_Work request:_ Filter the listing below, copying every line in which the word "zero" appears.

_Records shown:_
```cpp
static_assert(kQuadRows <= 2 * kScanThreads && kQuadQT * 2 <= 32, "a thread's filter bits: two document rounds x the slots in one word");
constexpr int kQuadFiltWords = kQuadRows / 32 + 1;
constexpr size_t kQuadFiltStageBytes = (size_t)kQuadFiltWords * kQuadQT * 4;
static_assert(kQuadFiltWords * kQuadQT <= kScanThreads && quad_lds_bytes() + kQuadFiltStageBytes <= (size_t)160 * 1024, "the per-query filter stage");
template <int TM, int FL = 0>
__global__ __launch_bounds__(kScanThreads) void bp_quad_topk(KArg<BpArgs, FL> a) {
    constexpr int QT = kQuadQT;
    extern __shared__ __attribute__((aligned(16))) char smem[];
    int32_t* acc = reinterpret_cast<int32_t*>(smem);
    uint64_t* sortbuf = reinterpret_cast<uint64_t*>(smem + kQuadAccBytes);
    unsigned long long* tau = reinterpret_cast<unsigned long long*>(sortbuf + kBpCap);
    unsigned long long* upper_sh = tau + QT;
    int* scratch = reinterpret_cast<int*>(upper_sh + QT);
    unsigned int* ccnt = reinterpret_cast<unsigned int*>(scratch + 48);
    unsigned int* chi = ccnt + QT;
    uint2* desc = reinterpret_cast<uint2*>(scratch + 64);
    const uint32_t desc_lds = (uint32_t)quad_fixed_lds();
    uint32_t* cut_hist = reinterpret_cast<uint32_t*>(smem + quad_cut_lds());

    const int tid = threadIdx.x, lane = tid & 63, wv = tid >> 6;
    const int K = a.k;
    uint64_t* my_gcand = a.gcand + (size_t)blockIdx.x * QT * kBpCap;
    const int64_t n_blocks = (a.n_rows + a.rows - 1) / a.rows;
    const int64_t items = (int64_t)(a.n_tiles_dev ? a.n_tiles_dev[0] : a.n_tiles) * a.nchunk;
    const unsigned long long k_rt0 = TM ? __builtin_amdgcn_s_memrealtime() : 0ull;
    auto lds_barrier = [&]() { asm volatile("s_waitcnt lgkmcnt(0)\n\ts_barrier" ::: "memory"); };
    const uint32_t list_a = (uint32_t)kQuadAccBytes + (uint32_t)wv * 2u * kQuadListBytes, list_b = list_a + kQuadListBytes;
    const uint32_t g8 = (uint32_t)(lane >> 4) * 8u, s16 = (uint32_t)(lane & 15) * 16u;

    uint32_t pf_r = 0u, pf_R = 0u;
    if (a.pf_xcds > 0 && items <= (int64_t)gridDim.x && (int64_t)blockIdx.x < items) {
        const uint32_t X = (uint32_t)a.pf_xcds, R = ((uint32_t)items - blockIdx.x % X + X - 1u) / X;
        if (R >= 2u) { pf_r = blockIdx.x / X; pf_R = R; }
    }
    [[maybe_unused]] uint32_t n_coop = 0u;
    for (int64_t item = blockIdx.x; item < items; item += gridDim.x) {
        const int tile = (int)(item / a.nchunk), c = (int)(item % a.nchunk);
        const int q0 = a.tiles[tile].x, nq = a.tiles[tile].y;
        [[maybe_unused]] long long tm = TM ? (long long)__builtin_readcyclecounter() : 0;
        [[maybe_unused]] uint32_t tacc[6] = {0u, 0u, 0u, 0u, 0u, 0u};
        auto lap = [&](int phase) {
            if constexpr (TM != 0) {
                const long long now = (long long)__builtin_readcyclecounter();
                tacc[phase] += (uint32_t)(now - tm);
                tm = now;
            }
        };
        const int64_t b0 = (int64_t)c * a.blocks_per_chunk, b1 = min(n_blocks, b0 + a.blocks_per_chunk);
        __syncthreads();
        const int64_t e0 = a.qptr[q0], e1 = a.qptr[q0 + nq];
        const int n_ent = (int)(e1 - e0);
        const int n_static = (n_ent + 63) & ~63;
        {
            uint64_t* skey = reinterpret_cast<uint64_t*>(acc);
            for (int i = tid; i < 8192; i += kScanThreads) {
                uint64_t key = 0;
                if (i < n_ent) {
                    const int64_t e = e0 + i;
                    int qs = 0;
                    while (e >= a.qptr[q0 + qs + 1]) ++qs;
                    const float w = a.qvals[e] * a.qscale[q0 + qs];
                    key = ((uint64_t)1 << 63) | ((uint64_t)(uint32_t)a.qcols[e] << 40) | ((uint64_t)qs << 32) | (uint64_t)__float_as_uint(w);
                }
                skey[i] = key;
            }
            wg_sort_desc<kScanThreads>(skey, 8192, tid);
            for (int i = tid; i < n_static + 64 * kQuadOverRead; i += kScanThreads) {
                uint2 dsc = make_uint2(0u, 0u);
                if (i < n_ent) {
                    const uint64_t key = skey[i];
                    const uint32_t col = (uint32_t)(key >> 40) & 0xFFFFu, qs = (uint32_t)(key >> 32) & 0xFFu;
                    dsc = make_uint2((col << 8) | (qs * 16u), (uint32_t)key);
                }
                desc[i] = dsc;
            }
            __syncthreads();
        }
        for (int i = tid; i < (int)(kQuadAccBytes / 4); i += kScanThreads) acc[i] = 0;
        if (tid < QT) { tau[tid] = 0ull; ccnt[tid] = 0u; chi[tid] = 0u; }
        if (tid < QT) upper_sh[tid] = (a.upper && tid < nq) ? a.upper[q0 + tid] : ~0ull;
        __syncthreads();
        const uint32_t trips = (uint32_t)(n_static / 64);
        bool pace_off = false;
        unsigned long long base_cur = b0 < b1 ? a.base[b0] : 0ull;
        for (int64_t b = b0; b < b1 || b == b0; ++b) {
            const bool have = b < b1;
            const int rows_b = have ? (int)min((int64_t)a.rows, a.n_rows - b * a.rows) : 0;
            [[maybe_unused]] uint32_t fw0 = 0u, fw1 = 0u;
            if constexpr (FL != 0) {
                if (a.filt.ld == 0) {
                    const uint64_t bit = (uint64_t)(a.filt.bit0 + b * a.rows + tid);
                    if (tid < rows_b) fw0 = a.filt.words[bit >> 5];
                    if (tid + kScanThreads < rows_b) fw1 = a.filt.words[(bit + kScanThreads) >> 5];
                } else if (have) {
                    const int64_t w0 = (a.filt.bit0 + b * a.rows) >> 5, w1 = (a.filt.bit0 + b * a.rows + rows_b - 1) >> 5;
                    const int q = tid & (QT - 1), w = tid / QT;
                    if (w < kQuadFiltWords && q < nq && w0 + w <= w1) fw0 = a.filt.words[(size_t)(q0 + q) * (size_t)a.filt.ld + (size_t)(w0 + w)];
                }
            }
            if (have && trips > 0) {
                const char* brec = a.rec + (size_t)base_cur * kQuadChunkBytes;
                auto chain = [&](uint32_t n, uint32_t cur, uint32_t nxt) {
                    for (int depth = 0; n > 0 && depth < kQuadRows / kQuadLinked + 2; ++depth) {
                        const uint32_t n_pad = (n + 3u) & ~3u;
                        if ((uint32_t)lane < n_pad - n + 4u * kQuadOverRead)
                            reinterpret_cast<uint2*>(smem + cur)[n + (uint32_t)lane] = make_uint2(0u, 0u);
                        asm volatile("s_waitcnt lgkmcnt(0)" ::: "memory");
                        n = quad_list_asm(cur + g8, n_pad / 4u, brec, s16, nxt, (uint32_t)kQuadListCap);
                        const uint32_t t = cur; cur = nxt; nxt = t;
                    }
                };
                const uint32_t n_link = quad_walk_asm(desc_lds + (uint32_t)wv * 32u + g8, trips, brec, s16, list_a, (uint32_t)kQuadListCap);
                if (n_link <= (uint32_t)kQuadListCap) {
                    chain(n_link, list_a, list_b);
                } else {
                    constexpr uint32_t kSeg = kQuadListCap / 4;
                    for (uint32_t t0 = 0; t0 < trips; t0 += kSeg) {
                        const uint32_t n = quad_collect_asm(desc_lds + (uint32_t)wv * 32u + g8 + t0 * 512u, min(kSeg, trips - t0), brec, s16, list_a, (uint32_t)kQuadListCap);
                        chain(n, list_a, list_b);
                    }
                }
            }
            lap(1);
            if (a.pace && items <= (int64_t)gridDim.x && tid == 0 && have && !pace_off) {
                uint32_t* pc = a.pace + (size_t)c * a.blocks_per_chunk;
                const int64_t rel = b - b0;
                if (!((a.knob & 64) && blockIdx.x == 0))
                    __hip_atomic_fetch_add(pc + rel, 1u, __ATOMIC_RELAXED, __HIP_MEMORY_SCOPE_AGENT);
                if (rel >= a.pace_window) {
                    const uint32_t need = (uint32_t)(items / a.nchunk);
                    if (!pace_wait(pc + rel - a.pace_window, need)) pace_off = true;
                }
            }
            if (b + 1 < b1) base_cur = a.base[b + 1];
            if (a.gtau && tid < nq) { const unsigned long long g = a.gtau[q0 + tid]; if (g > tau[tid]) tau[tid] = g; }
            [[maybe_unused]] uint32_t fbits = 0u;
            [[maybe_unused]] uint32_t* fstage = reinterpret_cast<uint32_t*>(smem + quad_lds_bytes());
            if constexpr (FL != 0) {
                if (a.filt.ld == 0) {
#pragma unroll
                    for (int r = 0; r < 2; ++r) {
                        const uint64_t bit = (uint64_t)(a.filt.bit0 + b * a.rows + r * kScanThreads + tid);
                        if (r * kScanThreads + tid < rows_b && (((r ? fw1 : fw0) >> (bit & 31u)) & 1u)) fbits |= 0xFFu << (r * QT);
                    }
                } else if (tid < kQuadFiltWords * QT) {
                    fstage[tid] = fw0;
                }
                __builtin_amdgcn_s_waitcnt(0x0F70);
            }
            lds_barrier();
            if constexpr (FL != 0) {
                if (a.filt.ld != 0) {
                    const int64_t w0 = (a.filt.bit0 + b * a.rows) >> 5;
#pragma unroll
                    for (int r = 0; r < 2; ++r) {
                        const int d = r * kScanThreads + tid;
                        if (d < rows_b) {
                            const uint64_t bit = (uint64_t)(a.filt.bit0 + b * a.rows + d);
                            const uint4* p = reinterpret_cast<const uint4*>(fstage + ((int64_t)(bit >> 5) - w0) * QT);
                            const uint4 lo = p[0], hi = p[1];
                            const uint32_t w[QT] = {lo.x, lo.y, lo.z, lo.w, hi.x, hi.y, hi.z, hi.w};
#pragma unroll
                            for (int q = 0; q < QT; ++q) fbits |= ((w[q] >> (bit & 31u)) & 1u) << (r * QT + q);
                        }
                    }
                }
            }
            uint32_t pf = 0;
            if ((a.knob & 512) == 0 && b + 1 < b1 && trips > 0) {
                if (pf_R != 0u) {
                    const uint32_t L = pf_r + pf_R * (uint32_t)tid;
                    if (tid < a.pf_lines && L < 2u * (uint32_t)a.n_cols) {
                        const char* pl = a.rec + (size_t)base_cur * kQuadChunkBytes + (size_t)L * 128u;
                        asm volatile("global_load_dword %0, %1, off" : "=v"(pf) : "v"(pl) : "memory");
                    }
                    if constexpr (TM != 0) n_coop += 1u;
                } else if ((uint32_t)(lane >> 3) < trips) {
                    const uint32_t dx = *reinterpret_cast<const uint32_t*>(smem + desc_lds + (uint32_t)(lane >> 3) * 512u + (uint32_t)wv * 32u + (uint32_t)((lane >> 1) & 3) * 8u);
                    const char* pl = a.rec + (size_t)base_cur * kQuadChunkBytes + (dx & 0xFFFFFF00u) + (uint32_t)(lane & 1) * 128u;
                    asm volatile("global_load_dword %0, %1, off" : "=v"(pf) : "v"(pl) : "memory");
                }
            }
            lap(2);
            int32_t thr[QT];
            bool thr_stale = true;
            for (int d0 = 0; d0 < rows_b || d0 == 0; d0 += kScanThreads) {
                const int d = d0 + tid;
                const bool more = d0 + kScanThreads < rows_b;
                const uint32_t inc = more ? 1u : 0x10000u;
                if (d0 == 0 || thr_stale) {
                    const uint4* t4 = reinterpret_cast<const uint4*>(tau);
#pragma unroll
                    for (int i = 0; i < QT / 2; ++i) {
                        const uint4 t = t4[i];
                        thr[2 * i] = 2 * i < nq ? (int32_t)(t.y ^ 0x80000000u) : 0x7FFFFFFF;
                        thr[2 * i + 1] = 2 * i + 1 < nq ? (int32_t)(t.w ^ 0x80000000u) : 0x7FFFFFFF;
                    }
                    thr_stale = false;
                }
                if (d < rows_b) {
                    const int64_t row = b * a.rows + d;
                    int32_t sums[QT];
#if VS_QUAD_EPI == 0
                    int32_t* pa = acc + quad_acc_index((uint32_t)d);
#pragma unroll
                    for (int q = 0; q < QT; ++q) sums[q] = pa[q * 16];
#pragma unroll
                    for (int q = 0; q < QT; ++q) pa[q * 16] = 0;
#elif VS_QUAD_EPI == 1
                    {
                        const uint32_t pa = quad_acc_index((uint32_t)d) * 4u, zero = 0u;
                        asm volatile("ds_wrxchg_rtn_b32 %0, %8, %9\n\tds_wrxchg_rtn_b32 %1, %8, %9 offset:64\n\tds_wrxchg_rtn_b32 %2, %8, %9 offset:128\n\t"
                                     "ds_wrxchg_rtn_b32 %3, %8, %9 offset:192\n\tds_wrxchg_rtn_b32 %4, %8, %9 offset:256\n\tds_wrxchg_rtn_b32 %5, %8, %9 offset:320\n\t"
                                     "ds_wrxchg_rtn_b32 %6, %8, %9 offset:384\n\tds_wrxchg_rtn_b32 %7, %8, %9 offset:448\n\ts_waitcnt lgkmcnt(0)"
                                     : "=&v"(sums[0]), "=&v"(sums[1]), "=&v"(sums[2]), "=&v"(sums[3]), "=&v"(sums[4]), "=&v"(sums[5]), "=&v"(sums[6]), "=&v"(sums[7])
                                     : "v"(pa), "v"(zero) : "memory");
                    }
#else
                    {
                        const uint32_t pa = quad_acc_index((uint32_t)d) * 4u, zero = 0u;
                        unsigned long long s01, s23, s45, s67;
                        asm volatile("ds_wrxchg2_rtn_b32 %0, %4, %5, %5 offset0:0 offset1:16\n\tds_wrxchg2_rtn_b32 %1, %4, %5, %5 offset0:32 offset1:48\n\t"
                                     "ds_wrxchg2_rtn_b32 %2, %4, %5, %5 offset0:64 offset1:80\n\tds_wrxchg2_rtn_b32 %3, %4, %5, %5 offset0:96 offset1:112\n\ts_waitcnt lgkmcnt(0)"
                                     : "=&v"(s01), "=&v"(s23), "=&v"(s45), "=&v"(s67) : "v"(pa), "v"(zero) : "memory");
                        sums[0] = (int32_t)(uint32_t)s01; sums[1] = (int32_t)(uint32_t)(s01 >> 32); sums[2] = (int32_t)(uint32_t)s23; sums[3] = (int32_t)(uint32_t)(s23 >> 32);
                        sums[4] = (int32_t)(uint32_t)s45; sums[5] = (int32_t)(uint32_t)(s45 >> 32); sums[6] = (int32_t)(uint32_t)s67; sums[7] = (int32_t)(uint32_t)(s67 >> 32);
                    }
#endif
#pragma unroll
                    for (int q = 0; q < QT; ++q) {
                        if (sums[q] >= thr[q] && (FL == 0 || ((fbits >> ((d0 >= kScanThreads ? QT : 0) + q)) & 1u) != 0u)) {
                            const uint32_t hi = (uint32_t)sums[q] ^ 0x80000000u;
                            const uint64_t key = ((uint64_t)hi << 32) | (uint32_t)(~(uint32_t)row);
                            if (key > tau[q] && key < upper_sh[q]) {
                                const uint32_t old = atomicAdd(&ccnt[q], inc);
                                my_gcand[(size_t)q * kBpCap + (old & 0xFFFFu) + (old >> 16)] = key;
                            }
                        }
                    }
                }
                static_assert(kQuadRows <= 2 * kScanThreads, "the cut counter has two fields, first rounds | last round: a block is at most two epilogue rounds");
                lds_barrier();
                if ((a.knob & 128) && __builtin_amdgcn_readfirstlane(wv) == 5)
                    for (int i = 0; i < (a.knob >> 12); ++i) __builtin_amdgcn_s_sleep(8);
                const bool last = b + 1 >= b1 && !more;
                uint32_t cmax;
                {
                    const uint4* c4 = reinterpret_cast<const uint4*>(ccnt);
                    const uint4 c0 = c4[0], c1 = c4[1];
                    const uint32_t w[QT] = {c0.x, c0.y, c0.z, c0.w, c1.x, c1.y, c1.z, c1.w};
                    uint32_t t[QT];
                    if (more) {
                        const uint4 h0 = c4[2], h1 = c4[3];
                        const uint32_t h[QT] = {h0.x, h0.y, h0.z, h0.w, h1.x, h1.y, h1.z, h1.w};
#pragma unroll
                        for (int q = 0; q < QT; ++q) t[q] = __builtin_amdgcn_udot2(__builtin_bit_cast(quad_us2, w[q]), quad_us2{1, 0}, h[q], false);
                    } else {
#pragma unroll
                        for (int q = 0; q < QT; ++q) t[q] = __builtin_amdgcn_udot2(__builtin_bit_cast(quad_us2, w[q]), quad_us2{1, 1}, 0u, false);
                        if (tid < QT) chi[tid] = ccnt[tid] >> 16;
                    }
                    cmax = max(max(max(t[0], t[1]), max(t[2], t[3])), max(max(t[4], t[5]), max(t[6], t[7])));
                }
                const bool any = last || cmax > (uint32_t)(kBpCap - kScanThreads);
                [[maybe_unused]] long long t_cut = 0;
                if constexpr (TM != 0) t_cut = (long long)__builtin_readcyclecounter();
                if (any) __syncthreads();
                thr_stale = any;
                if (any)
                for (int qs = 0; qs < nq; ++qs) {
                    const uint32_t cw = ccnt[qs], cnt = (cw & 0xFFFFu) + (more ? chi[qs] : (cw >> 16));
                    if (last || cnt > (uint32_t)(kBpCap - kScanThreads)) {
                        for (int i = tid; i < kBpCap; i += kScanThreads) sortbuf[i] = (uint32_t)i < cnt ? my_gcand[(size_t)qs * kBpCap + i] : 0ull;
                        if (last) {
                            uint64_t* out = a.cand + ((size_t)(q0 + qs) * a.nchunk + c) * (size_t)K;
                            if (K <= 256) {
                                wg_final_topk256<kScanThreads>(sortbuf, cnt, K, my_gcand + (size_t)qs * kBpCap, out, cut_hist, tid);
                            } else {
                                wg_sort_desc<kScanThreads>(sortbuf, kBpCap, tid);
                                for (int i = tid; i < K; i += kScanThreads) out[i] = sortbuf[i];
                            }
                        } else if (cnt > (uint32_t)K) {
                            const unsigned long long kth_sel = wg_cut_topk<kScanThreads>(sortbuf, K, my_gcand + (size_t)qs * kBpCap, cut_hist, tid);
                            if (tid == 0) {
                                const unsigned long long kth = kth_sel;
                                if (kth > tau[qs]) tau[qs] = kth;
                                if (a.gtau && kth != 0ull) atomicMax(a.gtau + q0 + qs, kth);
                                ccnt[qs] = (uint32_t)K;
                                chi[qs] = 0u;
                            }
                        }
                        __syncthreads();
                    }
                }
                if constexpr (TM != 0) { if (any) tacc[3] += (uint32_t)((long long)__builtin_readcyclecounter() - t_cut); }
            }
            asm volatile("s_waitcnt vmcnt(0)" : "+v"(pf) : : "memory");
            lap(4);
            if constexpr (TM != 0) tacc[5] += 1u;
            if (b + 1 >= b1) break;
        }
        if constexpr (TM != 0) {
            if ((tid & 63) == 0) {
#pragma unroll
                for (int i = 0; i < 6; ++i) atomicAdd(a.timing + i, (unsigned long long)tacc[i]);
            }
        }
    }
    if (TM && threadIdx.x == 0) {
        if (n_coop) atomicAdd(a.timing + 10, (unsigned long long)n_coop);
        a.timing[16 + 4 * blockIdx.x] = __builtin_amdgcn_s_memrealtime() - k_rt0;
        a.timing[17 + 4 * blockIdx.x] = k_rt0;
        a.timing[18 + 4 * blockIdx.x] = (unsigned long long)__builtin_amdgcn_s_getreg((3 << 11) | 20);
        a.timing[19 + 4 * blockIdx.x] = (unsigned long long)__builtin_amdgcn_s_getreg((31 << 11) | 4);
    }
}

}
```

_Response to the task:_
                        const uint32_t pa = quad_acc_index((uint32_t)d) * 4u, zero = 0u;
                                     : "v"(pa), "v"(zero) : "memory");
                        const uint32_t pa = quad_acc_index((uint32_t)d) * 4u, zero = 0u;
                                     : "=&v"(s01), "=&v"(s23), "=&v"(s45), "=&v"(s67) : "v"(pa), "v"(zero) : "memory");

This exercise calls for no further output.